Chapter 3 : Properties of Pure Substances¶

Example 3.1 page no : 76¶

In :
# Variables
m_s = 50. 			#kg
m_w = 1.5; 			#kg

# Calculations
x = m_s/(m_s+m_w);

# Results
print ("dryness fraction = %.3f")%(x)
dryness fraction = 0.971

Example 3.2 page no : 76¶

In :
# Variables
V = 0.6; 			#m**3
m = 3.0; 			#kg
p = 5.; 			#bar
v = V/m;

# At 5 bar: From steam tables
v_g = 0.375; 			#m**3/kg
v_f = 0.00109; 			#m**3/kg

# Calculations
v_fg = v_g - v_f;
x = 1-((v_g - v)/v_fg);

# Results
print ("(i) Mass and volume of liquid")
m_liq = m*(1-x);
print ("mass of liquid = %.3f")%(m_liq),("kg")
V_liq = m_liq*v_f;
print ("volume of liquid = %.3f")%(V_liq),("m**3")

print ("(ii) Mass and volume of vapour")
m_vap = m*x;
print ("mass of vapour = %.3f")%(m_vap),("kg")
V_vap = m_vap*v_g;
print ("volume of vapour = %.3f")%(V_vap),("m**3")
(i) Mass and volume of liquid
mass of liquid = 1.404 kg
volume of liquid = 0.002 m**3
(ii) Mass and volume of vapour
mass of vapour = 1.596 kg
volume of vapour = 0.598 m**3

Example 3.3 page no : 76¶

In :
# Variables
V = 0.05; 			#m**3
m_f = 10.; 			#kg
# From steam tables corresponding to 245 0C
p_sat = 36.5; 			#bar
v_f = 0.001239; 			#m**3/kg
v_g = 0.0546; 			#m**3/kg
h_f = 1061.4; 			#kJ/kg
h_fg = 1740.2; 			#kJ/kg
s_f = 2.7474; 			#kJ/kg.K
s_fg = 3.3585; 			#kJ/kg.K

# Calculations and Results
print ("(i) The pressure = "),(p_sat),("bar")

print ("(ii) The mass")
V_f = m_f*v_f;
V_g = V - V_f;
m_g = V_g/v_g;
m = m_f+m_g;
print ("The total mass of mixture = %.3f")%(m),("kg")

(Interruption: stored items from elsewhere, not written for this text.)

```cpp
template <int MODE>
__global__ __launch_bounds__(KuResolveCfg<MODE>::GROUP) void ku_resolve_kernel(
    KuTaxDev tax, KuCountsDev cnt, uint32_t k, const uint64_t *__restrict__ seq_off,
    const uint32_t *__restrict__ seq_len, uint64_t n_reads, uint32_t min_n, uint32_t flags,
    uint32_t *__restrict__ calls, uint32_t *__restrict__ taxa, uint32_t *__restrict__ hits_out, uint32_t *ws,
    uint32_t ws_cap_log2) {
  using Cfg = KuResolveCfg<MODE>;
  constexpr int GROUP = Cfg::GROUP;
  extern __shared__ __attribute__((aligned(16))) uint32_t smem[];
  __shared__ uint32_t s_red[16];
  __shared__ uint32_t s_n_list;
  __shared__ uint32_t s_bcast;
  constexpr int RCT = 7;
  __shared__ uint32_t s_ctk[1 << RCT];
  __shared__ uint32_t s_ctc[1 << RCT];
  __shared__ uint32_t s_ctu;

  const uint32_t tid = threadIdx.x;
  auto gsync = [&]() {
    if (GROUP == 64) {
      __builtin_amdgcn_fence(__ATOMIC_RELEASE, "wavefront");
      __builtin_amdgcn_wave_barrier();
      __builtin_amdgcn_fence(__ATOMIC_ACQUIRE, "wavefront");
    } else {
      __syncthreads();
    }
  };
  const uint32_t cap_log2 = MODE == 2 ? ws_cap_log2 : (uint32_t)Cfg::CAP_LOG2;
  const uint32_t cap = 1u << cap_log2;
  uint32_t *t_key, *t_cnt, *t_score, *t_list;
  if (MODE == 2) {
    uint32_t *base = ws + (size_t)blockIdx.x * 4 * cap;
    t_key = base;
    t_cnt = base + cap;
    t_score = base + 2 * (size_t)cap;
    t_list = base + 3 * (size_t)cap;
  } else {
    t_key = smem;
    t_cnt = smem + cap;
    t_score = nullptr;
    t_list = smem + 2 * cap;
  }
  uint16_t *t_list16 = reinterpret_cast<uint16_t *>(t_list);
  const bool do_counts = !(flags & KU_F_NO_COUNTS);
  const bool keep_slots = (flags & KU_F_KEEP_SLOTS) != 0;

  ku_ct_clear<RCT>(s_ctk, s_ctc, &s_ctu);
  for (uint32_t i = tid; i < cap; i += GROUP) {
    t_key[i] = 0;
    t_cnt[i] = 0;
    if (MODE == 2) t_score[i] = 0;
  }
  __syncthreads();

  constexpr int NV = MODE == 0 ? (Cfg::MAX_N + 63) / 64 : 1;
  const uint64_t stride = gridDim.x;
  uint32_t p_len = 0, pp_len = 0, pv[NV];
  uint64_t p_off = 0, pp_off = 0;
  auto request_codes = [&](uint32_t plen, uint64_t poff) {
    const uint32_t pn = plen >= k ? plen - k + 1 : 0;
#pragma unroll
    for (int c = 0; c < NV; ++c) {
      const uint32_t i = c * 64 + tid;
      pv[c] = (i < pn && pn <= (uint32_t)Cfg::MAX_N) ? taxa[poff + i] : 0u;
    }
  };
  if (MODE == 0) {
    const uint64_t r0 = blockIdx.x;
    if (r0 < n_reads) { p_len = seq_len[r0]; p_off = seq_off[r0]; request_codes(p_len, p_off); }
    if (r0 + stride < n_reads) { pp_len = seq_len[r0 + stride]; pp_off = seq_off[r0 + stride]; }
  }

  for (uint64_t r = blockIdx.x; r < n_reads; r += gridDim.x) {
    const uint32_t len = MODE == 0 ? p_len : seq_len[r];
    const uint64_t off = MODE == 0 ? p_off : seq_off[r];
    uint32_t v[NV];
    if (MODE == 0) {
#pragma unroll
      for (int c = 0; c < NV; ++c) v[c] = pv[c];
      p_len = pp_len;
      p_off = pp_off;
      if (r + stride < n_reads) request_codes(p_len, p_off);
      if (r + 2 * stride < n_reads) { pp_len = seq_len[r + 2 * stride]; pp_off = seq_off[r + 2 * stride]; }
    }
    const uint32_t n = len >= k ? len - k + 1 : 0;
    if (n < min_n || n > (uint32_t)Cfg::MAX_N) continue;
    if (GROUP > 64 || s_ctu > (1u << RCT) / 2) ku_ct_maybe_flush<RCT>(s_ctk, s_ctc, &s_ctu, cnt.n_reads);
    uint32_t call_node = 0, uni_taxid = 0;
    bool resolved = false;
// ... 647 lines not shown
```

krakenuniq_amd/csrc/ku_mgpu.cpp:

```cpp
#include <set>

#include "ku_mgpu_route.h"

extern "C" int ku_mgpu_unique_id(uint8_t *id) {
  if (!id) return mfail(KU_EINVAL, "ku_mgpu_unique_id: null argument");
  M_TRY(rccl_ready());
  static_assert(sizeof(ncclUniqueId) == KU_MGPU_ID_BYTES, "RCCL unique id size");
  ncclUniqueId u;
  M_NCCL(g_rccl.GetUniqueId(&u));
  memcpy(id, &u, sizeof u);
  return KU_OK;
}

extern "C" void ku_mgpu_destroy(ku_mgpu *m) {
  if (!m) return;
  for (auto &r : m->ranks) {
    (void)hipSetDevice(r.device);
    if (r.ctx) (void)ku_ctx_synchronize(r.ctx);
    if (r.comm && g_rccl.CommDestroy) (void)g_rccl.CommDestroy(r.comm);
    r.release();
    if (r.ctx) ku_ctx_destroy(r.ctx);
  }
  if (m->sh.bar_init) pthread_barrier_destroy(&m->sh.bar);
  delete m;
}

extern "C" int ku_mgpu_create(const int *devices, uint32_t n_local, uint32_t first_rank, uint32_t world, const uint8_t *id,
                              uint32_t flags, ku_mgpu **out) {
  if (!out || !devices || n_local == 0 || world == 0 || first_rank + n_local > world)
    return mfail(KU_EINVAL, "ku_mgpu_create: bad rank layout");
  *out = nullptr;
  const bool all_here = first_rank == 0 && n_local == world;
  if (!all_here && !id) return mfail(KU_EINVAL, "ku_mgpu_create: a world that spans processes needs the unique id of rank 0");
  if (!all_here && n_local != 1) return mfail(KU_EUNSUP, "ku_mgpu_create: one rank per process, or all ranks in one process");
  ku_mgpu *m = new ku_mgpu();
  m->world = world;
  m->first_rank = first_rank;
  m->n_local = n_local;
  m->flags = flags;
  m->ranks.resize(n_local);
  for (auto *v : {&m->sh.ptr_a, &m->sh.ptr_b, &m->sh.ptr_c}) v->assign(n_local, nullptr);
  m->sh.vals.resize(n_local);
  m->sh.u64s.resize(n_local);
  m->sh.offs.assign(n_local, nullptr);
  m->sh.dev.assign(devices, devices + n_local);
  std::set<int> distinct(devices, devices + n_local);
  m->use_rccl = (world > 1 || getenv("KU_MGPU_FORCE_RCCL")) &&
                (!all_here || (distinct.size() == n_local && !(flags & KU_MGPU_NO_RCCL)));
  if (n_local > 1) {
    if (pthread_barrier_init(&m->sh.bar, nullptr, n_local) != 0) { delete m; return mfail(KU_ENOMEM, "pthread_barrier_init"); }
    m->sh.bar_init = true;
  }
  for (uint32_t i = 0; i < n_local; ++i) {
    auto &r = m->ranks[i];
    r.rank = first_rank + i;
    r.local = i;
    r.device = devices[i];
    int st = ku_ctx_create(devices[i], &r.ctx);
    if (st != KU_OK) { ku_mgpu_destroy(m); return st; }
  }
  if (m->use_rccl) {
    int st = rccl_ready();
    if (st != KU_OK) { ku_mgpu_destroy(m); return st; }
    if (all_here && !(id && n_local == 1)) {
      std::vector<ncclComm_t> comms(n_local);
      ncclResult_t e = g_rccl.CommInitAll(comms.data(), (int)n_local, devices);
      if (e != ncclSuccess) { ku_mgpu_destroy(m); return mfail(KU_EHIP, std::string("ncclCommInitAll: ") + g_rccl.GetErrorString(e)); }
      for (uint32_t i = 0; i < n_local; ++i) m->ranks[i].comm = comms[i];
    } else {
      ncclUniqueId u;
      memcpy(&u, id, sizeof u);
      if (hipSetDevice(devices[0]) != hipSuccess) { ku_mgpu_destroy(m); return mfail(KU_EHIP, "hipSetDevice failed"); }
      ncclResult_t e = g_rccl.CommInitRank(&m->ranks[0].comm, (int)world, u, (int)first_rank);
      if (e != ncclSuccess) { ku_mgpu_destroy(m); return mfail(KU_EHIP, std::string("ncclCommInitRank: ") + g_rccl.GetErrorString(e)); }
    }
  }
  *out = m;
  return KU_OK;
}

extern "C" ku_ctx *ku_mgpu_ctx(ku_mgpu *m, uint32_t local_index) {
  return (m && local_index < m->n_local) ? m->ranks[local_index].ctx : nullptr;
}
extern "C" int ku_mgpu_uses_rccl(const ku_mgpu *m) { return m && m->use_rccl ? 1 : 0; }
extern "C" int ku_mgpu_uses_routing(const ku_mgpu *m) { return m && m->route && !m->exact ? 1 : 0; }

extern "C" int ku_mgpu_set_timing(ku_mgpu *m, int on) {
  if (!m) return mfail(KU_EINVAL, "ku_mgpu_set_timing: null argument");
  m->timing = on != 0;
  return KU_OK;
}
extern "C" int ku_mgpu_step_times(ku_mgpu *m, uint32_t local_index, double *out) {
  if (!m || !out || local_index >= m->n_local) return mfail(KU_EINVAL, "ku_mgpu_step_times: bad argument");
  ku_mgpu::Rank &r = m->ranks[local_index];
  for (int i = 0; i < 6; ++i) out[i] = 0;
  if (hipSetDevice(r.device) != hipSuccess) return mfail(KU_EHIP, "hipSetDevice failed");
  for (auto &t : r.tev) {
    float ms = 0;
    if (hipEventSynchronize(t.second.second) != hipSuccess || hipEventElapsedTime(&ms, t.second.first, t.second.second) != hipSuccess)
      return mfail(KU_EHIP, "ku_mgpu_step_times: an event of the last step is not complete");
    if (t.first >= 0 && t.first < 3) out[t.first] += ms;
  }
  out[3] = r.t_rounds;
  out[4] = r.t_rec;
  out[5] = r.t_kmers;
  return KU_OK;
}

extern "C" int ku_mgpu_set_taxonomy(ku_mgpu *m, const ku_tax *tax) {
  if (!m || !tax) return mfail(KU_EINVAL, "ku_mgpu_set_taxonomy: null argument");
  M_TRY(ranks_idle(m, "ku_mgpu_set_taxonomy"));
  M_TRY(run_all(m, [&](ku_mgpu::Rank &r) -> int {
    uint64_t n = 0;
    int st = ku_ctx_db_values(r.ctx, nullptr, &n);
    std::vector<uint32_t> mine(st == KU_OK ? n : 0), all;
    if (st == KU_OK && n) st = ku_ctx_db_values(r.ctx, mine.data(), &n);
    st = comm_allgather_values(m, r, st, mine, all);
    if (st != KU_OK) return st;
    st = ku_ctx_set_taxonomy(r.ctx, tax, all.data(), all.size());
    uint64_t info[4] = {0, 0, 0, 0};
    int is_hash = 0, single = 0;
    if (st == KU_OK) st = ku_ctx_route_info(r.ctx, &info[0], &info[1], &is_hash, &single);
    info[2] = (uint64_t)(is_hash && single);
    std::vector<uint64_t> allinfo;
    st = comm_allgather_u64(m, r, st, info, 4, allinfo, ku_ctx_stream_of(r.ctx));
    if (st == KU_OK && r.local == 0) {
      m->own_lo.assign(m->world, 0);
      m->own_hi.assign(m->world, 0);
      bool ok = true;
      for (uint32_t q = 0; q < m->world; ++q) { m->own_lo[q] = allinfo[4 * q]; m->own_hi[q] = allinfo[4 * q + 1]; ok = ok && allinfo[4 * q + 2]; }
      for (uint32_t q = 0; q + 1 < m->world; ++q) ok = ok && m->own_lo[q] <= m->own_hi[q] && m->own_hi[q] <= m->own_lo[q + 1];
      if (std::getenv("KU_ROUTE_DEBUG")) {
        fprintf(stderr, "[ku_route] rank %u: hash+single everywhere / ascending ranges: %d;", r.rank, (int)ok);
        for (uint32_t q = 0; q < m->world; ++q) fprintf(stderr, " [%llu, %llu) flag %llu", (unsigned long long)m->own_lo[q], (unsigned long long)m->own_hi[q], (unsigned long long)allinfo[4 * q + 2]);
        fprintf(stderr, "\n");
      }
      const char *ex = getenv("KU_MGPU_EXCHANGE");
      m->ring_reduce = ex && !strcmp(ex, "reduce");
      m->route = ok && (m->world > 1 || std::getenv("KU_MGPU_FORCE_ROUTE")) && m->world <= 64 && !(m->flags & KU_MGPU_REPLICAS) && !(ex && (!strcmp(ex, "slots") || m->ring_reduce));
    }
    return st;
  }));
  m->tax_set = true;
  return KU_OK;
}

extern "C" int ku_mgpu_load_dbs(ku_mgpu *m, const ku_db *const *dbs, uint32_t n_dbs, const ku_tax *tax) {
  if (!m || !dbs || !n_dbs || !tax) return mfail(KU_EINVAL, "ku_mgpu_load_dbs: null argument");
  M_TRY(ranks_idle(m, "ku_mgpu_load_dbs"));
  if (n_dbs == 1) return ku_mgpu_load(m, dbs[0], tax);
  if (!(m->flags & KU_MGPU_REPLICAS)) return mfail(KU_EUNSUP, "several databases on several GPUs need the replicas mode (KU_MGPU_REPLICAS)");
  ku_db_info info;
  M_TRY(ku_db_get_info(dbs[0], &info));
  M_TRY(run_all(m, [&](ku_mgpu::Rank &r) -> int {
    M_TRY(ku_ctx_load_db(r.ctx, dbs[0], 0, info.n_bins));
    for (uint32_t i = 1; i < n_dbs; ++i) M_TRY(ku_ctx_add_db(r.ctx, dbs[i]));
    return KU_OK;
  }));
  m->loaded = true;
  return ku_mgpu_set_taxonomy(m, tax);
}

extern "C" int ku_mgpu_load(ku_mgpu *m, const ku_db *db, const ku_tax *tax) {
  if (!m || !db || !tax) return mfail(KU_EINVAL, "ku_mgpu_load: null argument");
  M_TRY(ranks_idle(m, "ku_mgpu_load"));
  ku_db_info info;
  M_TRY(ku_db_get_info(db, &info));
  std::vector<uint64_t> bounds(m->world + 1);
  M_TRY(ku_db_shard_plan(db, m->world, bounds.data()));
  const bool replicas = (m->flags & KU_MGPU_REPLICAS) != 0;
  M_TRY(run_all(m, [&](ku_mgpu::Rank &r) -> int {
    return replicas ? ku_ctx_load_db(r.ctx, db, 0, info.n_bins) : ku_ctx_load_db(r.ctx, db, bounds[r.rank], bounds[r.rank + 1]);
  }));
  m->loaded = true;
  return ku_mgpu_set_taxonomy(m, tax);
}

extern "C" int ku_mgpu_enable_sparse(ku_mgpu *m, uint64_t work_unit_nt, uint32_t global_log2) {
  if (!m) return mfail(KU_EINVAL, "ku_mgpu_enable_sparse: null argument");
  M_TRY(ranks_idle(m, "ku_mgpu_enable_sparse"));
  if (!m->tax_set) return mfail(KU_ESTATE, "ku_mgpu_enable_sparse: load the database and the taxonomy first");
  if (!single_process(m)) return mfail(KU_EUNSUP, "the sparse-mode emulation over several GPUs needs the group in one process");
  if (work_unit_nt == 0) return mfail(KU_EUNSUP, "ku_mgpu_enable_sparse: a work unit size is needed (the ranks take whole units)");
  M_TRY(run_all(m, [&](ku_mgpu::Rank &r) -> int { return ku_ctx_enable_sparse(r.ctx, work_unit_nt, global_log2); }));
  m->sparse = true;
  m->unit_nt = work_unit_nt;
  m->acc_nt = 0;
  m->open_rank = -1;
  return KU_OK;
}
extern "C" int ku_mgpu_sparse_close_unit(ku_mgpu *m) {
  if (!m) return mfail(KU_EINVAL, "ku_mgpu_sparse_close_unit: null argument");
  M_TRY(ranks_idle(m, "ku_mgpu_sparse_close_unit"));
  if (!m->sparse) return KU_OK;
  if (m->open_rank >= 0) {
    ku_mgpu::Rank &r = m->ranks[m->open_rank];
    if (hipSetDevice(r.device) != hipSuccess) return mfail(KU_EHIP, "hipSetDevice failed");
    M_TRY(ku_sparse_close_unit(r.ctx));
  }
  m->acc_nt = 0;
  m->open_rank = -1;
  return KU_OK;
}
extern "C" int ku_mgpu_sparse_state(const ku_mgpu *m) {
  if (!m) return 0;
  int worst = m->sparse_gave_up ? 2 : (m->sparse ? 1 : 0);
  for (const auto &r : m->ranks) {
    const int s = ku_ctx_sparse_state(r.ctx);
    if (s == 2) worst = 2;
  }
  return worst;
}
// ... 287 lines not shown
```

print ("(iii) The specific volume")
v_fg = v_g-v_f;
x =  m_g/(m_g+ m_f);
v = v_f+x*v_fg;
print ("specific volume = %.3f")%(v),("m**3/kg")

print ("(iv)The specific enthalpy")
h = h_f+x*h_fg;
print ("specific enthalpy = %.3f")%(h),("kJ/kg")

print ("(v)The specific entropy")
s = s_f+x*s_fg;
print ("specific entropy  = %.3f")%(s),("kJ/kg.K")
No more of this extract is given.